僕の所有者宣言 ■しおりを挿む
◆ ◆ ◆
「正太郎?」
目の前の椅子が動いて、こちらに身体を向けて誰かが座った動作に我に返った。
長い脚を組んでも嫌味にならないのは、こいつの人柄のせいか外国人の身体だからという妙な納得のせいか。
僕は顔を少し上げて、その碧い瞳に視線を合わせた。
日本人の婆さんとアメリカ人の爺さんから生まれた父さんと、アメリカ人の婆さんとドイツ人の爺さんから生まれた母さんの間に生まれたらしいアルブレヒト・マイヤーというこの男は、とにかく完璧。
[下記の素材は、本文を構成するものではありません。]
static Choice queue_igemm_impl(Plan &pl, IgemmP p, int B, const std::vector<int> &koff, const std::vector<PhaseD> &phases, bool final_out, const Choice &ch)
{
    p.probe = g_kprobe;
    GemmCall c{pl, koff, final_out, ch, B};
    std::vector<PhaseD> ph(phases);
    for (PhaseD &q : ph) {
        if (q.nchunks == 0) q.nchunks = p.K / 16;
        c.ksum += q.nchunks * 16.0;
        c.phase_epi = c.phase_epi || q.act_p1 != 0 || q.y_off != 0;
    }
    c.ln_fold = p.ln_wsum || p.ln_stats_in || c.phase_epi;
    std::vector<PhaseD> lpt(ph);
    std::stable_sort(lpt.begin(), lpt.end(), [](const PhaseD &a, const PhaseD &b) { return a.nchunks > b.nchunks; });
    if (B > 1) {
        if (queue_conv_tile(c, p, B, lpt)) return c.built;
        if (queue_conv32s(c, p, B, lpt)) return c.built;
    }
    if (B == 1 && test_opt_int("RVC_CONV32S", 1) == 2 && queue_conv32s(c, p, B, ph)) return c.built;
    if (B > 1 && !tune_env("RVC_NO_FOLD")) {
        const long long lim = (1LL << 29);
        if ((long long)B * p.x_bs < lim && (long long)B * p.y_bs < lim && (long long)B * (p.res ? p.res_bs : 0) < lim && (long long)B * p.N < (1LL << 30) &&
            (size_t)(p.K / 16) * 64 <= 60 * 1024) {
            p.fold_n = p.N; p.N = B * p.N; B = 1;
        }
    }
    std::vector<int> kb(koff);
    int kmin = 0;
    for (int v : kb) kmin = std::min(kmin, v);
    for (int &v : kb) v = (v - kmin) * 4;
    p.koff_bias = -kmin * 4;
    {
        auto it = pl.koff_tabs.find(kb);
        if (it == pl.koff_tabs.end()) it = pl.koff_tabs.emplace(kb, pl.arena.upload(kb)).first;
        p.koff = it->second;
    }
    if (!tune_env("RVC_NO_LPT")) ph = lpt;
    set_phases(pl, p, ph);
    if (queue_conv_tile(c, p, B, ph) || queue_bf3(c, p, B, ph) || queue_g2w(c, p, B) || queue_tiled(c, p, B)) return c.built;
    queue_reg(c, p, B, ph);
    return c.built;
}

namespace {
struct TuneRec { Choice c; std::string desc; double us; int ncand; };
std::mutex g_tune_mu;
std::map<std::string, TuneRec> g_tune;
std::atomic<long long> g_tune_trials{0};
hipStream_t tune_stream()
{
    static thread_local std::map<int, hipStream_t> st;
    int dev = 0; HIPCHK(hipGetDevice(&dev));
    auto it = st.find(dev);
    if (it != st.end()) return it->second;
    hipStream_t s; HIPCHK(hipStreamCreateWithFlags(&s, hipStreamNonBlocking));
    st[dev] = s;
    return s;
}
bool planner_hook_set()
{
    for (const TestHook &h : kTestHooks) if (h.planner && test_opt(h.name)) return true;
    return false;
}
}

背が高くて、もちろん脚も長くて、超イケメンだし頭もいい。
少し漢字が苦手なだけで日本語を始め五ヶ国語はマスターしているらしい。
普段から敬語で、物腰は柔らかく超紳士的。
高級マンションで一人暮らしをしているという噂もあって、本当に王子様みたいだと校内にすぐさまファンクラブなるものができた。
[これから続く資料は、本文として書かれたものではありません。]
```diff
@@ -958,15 +1107,22 @@
         a.s2[ai] = g2[ii][j][r];
         a.shadow[ai] = f2bf(wm[ii][j][r]);
       }
-  if (owner && tid < SLICE) {
+  if (p < (split ? NSL2 : NSLICE) && tid < SLICE) {
     const int e = p * SLICE + tid;
-    if (e < NCONV) {
+    if (e < (split ? OFF_B2 : NCONV)) {
       const long ci = conv_idx(a, e);
       a.master[ci] = SLm[tid];
       a.s1[ci] = SL1[tid];
       a.s2[ci] = SL2[tid];
       a.shadow[ci] = f2bf(SLm[tid]);
     }
+  }
+  if (split && p < NSOWN && tid < 2) {
+    const long ci = conv_idx(a, OFF_B2 + 2 * p + tid);
+    a.master[ci] = SLm[SLICE + tid];
+    a.s1[ci] = SL1[SLICE + tid];
+    a.s2[ci] = SL2[SLICE + tid];
+    a.shadow[ci] = f2bf(SLm[SLICE + tid]);
   }
   stamp(a, a.nsteps - 1, 14);
   if (p == 0 && tid == 0) {
@@ -1361,7 +1517,7 @@
   a.tmo = (long long)iv[16] * 100000ll;
   a.tmo0 = a.tmo;
   static int kn_ok = 0, kn_pollw, kn_stagger, kn_a, kn_b, kn_c, kn_d, kn_head1w, kn_memset, kn_coop;
-  static int kn_tagged, kn_gate, kn_poll1;
+  static int kn_tagged, kn_gate, kn_poll1, kn_split;
   static long kn_start_ms;
   if (!kn_ok || g_persist_reload) {
     auto pw = [&](const char* name, long dflt) {
@@ -1382,6 +1538,7 @@
     const long gt = hopsx_env_int("HOPSX_PERSIST_GATE", NHEAD / 2);
     kn_gate = (int)(gt >= 1 && gt <= NHEAD ? gt : NHEAD / 2);
     kn_poll1 = hopsx_env_int("HOPSX_PERSIST_POLL1", 1) != 0;
+    kn_split = hopsx_env_int("HOPSX_PERSIST_SPLIT", 1) != 0;
     kn_ok = 1;
     g_persist_reload = 0;
   }
@@ -1392,7 +1549,7 @@
   a.pollw_c = kn_c;
   a.pollw_d = kn_d;
   a.head1w = kn_head1w;
-  a.hand = kn_tagged | (kn_poll1 << 1) | (kn_gate << 8);
+  a.hand = kn_tagged | (kn_poll1 << 1) | (kn_split << 2) | (kn_gate << 8);
   if (kn_start_ms > 0 && kn_start_ms * 100000ll < a.tmo) a.tmo0 = kn_start_ms * 100000ll;
   a.inv_gb = 1.f / (float)(world * B);
   if (dp) {
@@ -1468,4 +1625,11 @@
   g[20] = XO_CONV;
   g[21] = XS_CONV;
   g[22] = TG_WORDS;
-}
+  g[23] = SP_WORDS;
+  g[24] = FC1_WORDS;
+  g[25] = TGC_WORDS;
+  g[26] = TGD_WORDS;
+  g[27] = NSL2;
+  g[28] = NSOWN;
+  g[29] = NSTAMP;
+}
diff --git a/hops_examples_amd/runtime/persist.py b/hops_examples_amd/runtime/persist.py
--- a/hops_examples_amd/runtime/persist.py
+++ b/hops_examples_amd/runtime/persist.py
@@ -19,8 +19,20 @@
         g = _ext().mnist_persist_geom()
         _GEOM = dict(zip(["batch", "npos", "nhead", "grid", "nconv", "nslice", "slice", "pay", "flag_words",
                           "lds_bytes", "d_bytes", "x_bytes", "xflag_words", "max_ranks", "xo_pool", "xs_pool",
-                          "xo_dht", "xs_dht", "xo_fc2", "xs_fc2", "xo_conv", "xs_conv", "tag_words"], g))
+                          "xo_dht", "xs_dht", "xo_fc2", "xs_fc2", "xo_conv", "xs_conv", "tag_words", "split_words",
+                          "c1_flag_words", "small_c_words", "small_d_words", "nslice_split", "nsmall_owners",
+                          "stamps"], g))
     return _GEOM
+
+
+def flag_regions(g: dict) -> dict:
+    out, o = {}, 0
+    for name, key in (("flags", "flag_words"), ("tags", "tag_words"), ("c1_flags", "c1_flag_words"),
+                      ("small_c", "small_c_words"), ("small_d", "small_d_words")):
+        out[name] = (o, int(g[key]))
+        o += int(g[key])
+    out["total"] = (0, o)
+    return out
 
 
 class PersistentError(RuntimeError):
@@ -74,6 +86,12 @@
 
 
 class PersistentMnistStep:
+    PHASES = {1: "A, fc1 partials at the heads", 2: "B, dh at the positions", 3: "C, conv gradients at the slice owners",
+              4: "D, conv parameters at the positions", 5: "B at the heads", 6: "cross-rank conv slice sums",
+              7: "cross-rank dh", 8: "cross-rank pooled activations", 9: "cross-rank head gradients",
+              10: "C1, conv2 weight gradient at its slice owners (split form)",
+              11: "small conv gradients at their owners (split form, tagged)", 12: "co-residency",
+              13: "small conv parameters at the positions (split form, tagged)"}
     PARAMS = ("conv1.weight", "conv1.bias", "conv2.weight", "conv2.bias", "fc1.weight", "fc1.bias",
               "fc2.weight", "fc2.bias")
 
@@ -114,14 +132,16 @@
         self.slabB = torch.empty(2 * nh * g["pay"], **f32)
         self.slabC = torch.empty(2 * npos * g["nconv"], **f32)
         self.slabD = torch.empty(2 * g["d_bytes"] // 4, **f32)
-        self._flagbuf = torch.zeros(g["flag_words"] + g["tag_words"], device=dev, dtype=torch.int32)
-        self.flags = self._flagbuf[:g["flag_words"]]
-        self.tags = self._flagbuf[g["flag_words"]:]
+        reg = flag_regions(g)
+        self._flagbuf = torch.zeros(reg["total"][1], device=dev, dtype=torch.int32)
+        view = lambda n: self._flagbuf[reg[n][0]:reg[n][0] + reg[n][1]]
+        self.flags, self.tags = view("flags"), view("tags")
+        self.c1_flags, self.small_c, self.small_d = view("c1_flags"), view("small_c"), view("small_d")
         self.err = torch.zeros(4, device=dev, dtype=torch.int32)
         self.out = torch.zeros(2 * self.spl, **f32)
         self.cursor = torch.zeros(1, device=dev, dtype=torch.int64)
         self.rng = rng_state(dev)
-        self.dbg = torch.zeros(g["grid"] * self.spl * 16, device=dev, dtype=torch.int64) if debug_stamps else None
+        self.dbg = torch.zeros(g["grid"] * self.spl * g["stamps"], device=dev, dtype=torch.int64) if debug_stamps else None
         self.acquire = int(os.environ.get("HOPSX_PERSIST_ACQUIRE", "0"))
         self.loopback = int(loopback)
         self.xfence = int(os.environ.get("HOPSX_PERSIST_XFENCE", "0"))
@@ -472,13 +492,14 @@
                 raise PersistentError(f"mnist_persist: the grid's workgroups were not co-resident (workgroup {wg} "
                                       "waited out step 0's local hand-off: another kernel holds CUs this launch "
                                       "needs); arena state of the failed launch is partial")
-            raise PersistentError(f"mnist_persist: hand-off wait timed out (phase {phase}, step {step}, "
+            what = self.PHASES.get(phase, "?")
+            raise PersistentError(f"mnist_persist: hand-off wait timed out (phase {phase}: {what}, step {step}, "
                                   f"workgroup {wg}); arena state of the failed launch is partial")
 
     def phase_stamps(self, k: int) -> torch.Tensor:
         if self.dbg is None:
             raise RuntimeError("construct with debug_stamps=True")
-        return self.dbg.view(self.geom["grid"], self.spl, 16)[:, :k]
+        return self.dbg.view(self.geom["grid"], self.spl, self.geom["stamps"])[:, :k]
 
 
 _M32 = 0xFFFFFFFF
```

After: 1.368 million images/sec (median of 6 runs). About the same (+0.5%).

じとり、と少しの嫉みを含んで見つめていると、アルブレヒト──アルの白い頬が僅かに赤く染まった。
「正太郎…」
熱っぽく名を呼ばれて、近付いてくる顔。
伏せた睫毛は思ったよりも長く、色は眉毛と同じダークブラウンだ。
いや、そうじゃなくて…。
「何してるんだよっ」
近付いてきた顔を思いっきり押し返す。何故か顔が熱い。
「私を見つめる正太郎があまりにも可愛らしいので、キスをしたくなりました」
「したくなりました、じゃないよ…」
にっこりと微笑んで悪怯れることなく答えるアルに脱力する。
近くにいた女子が、きゃあと声を上げた。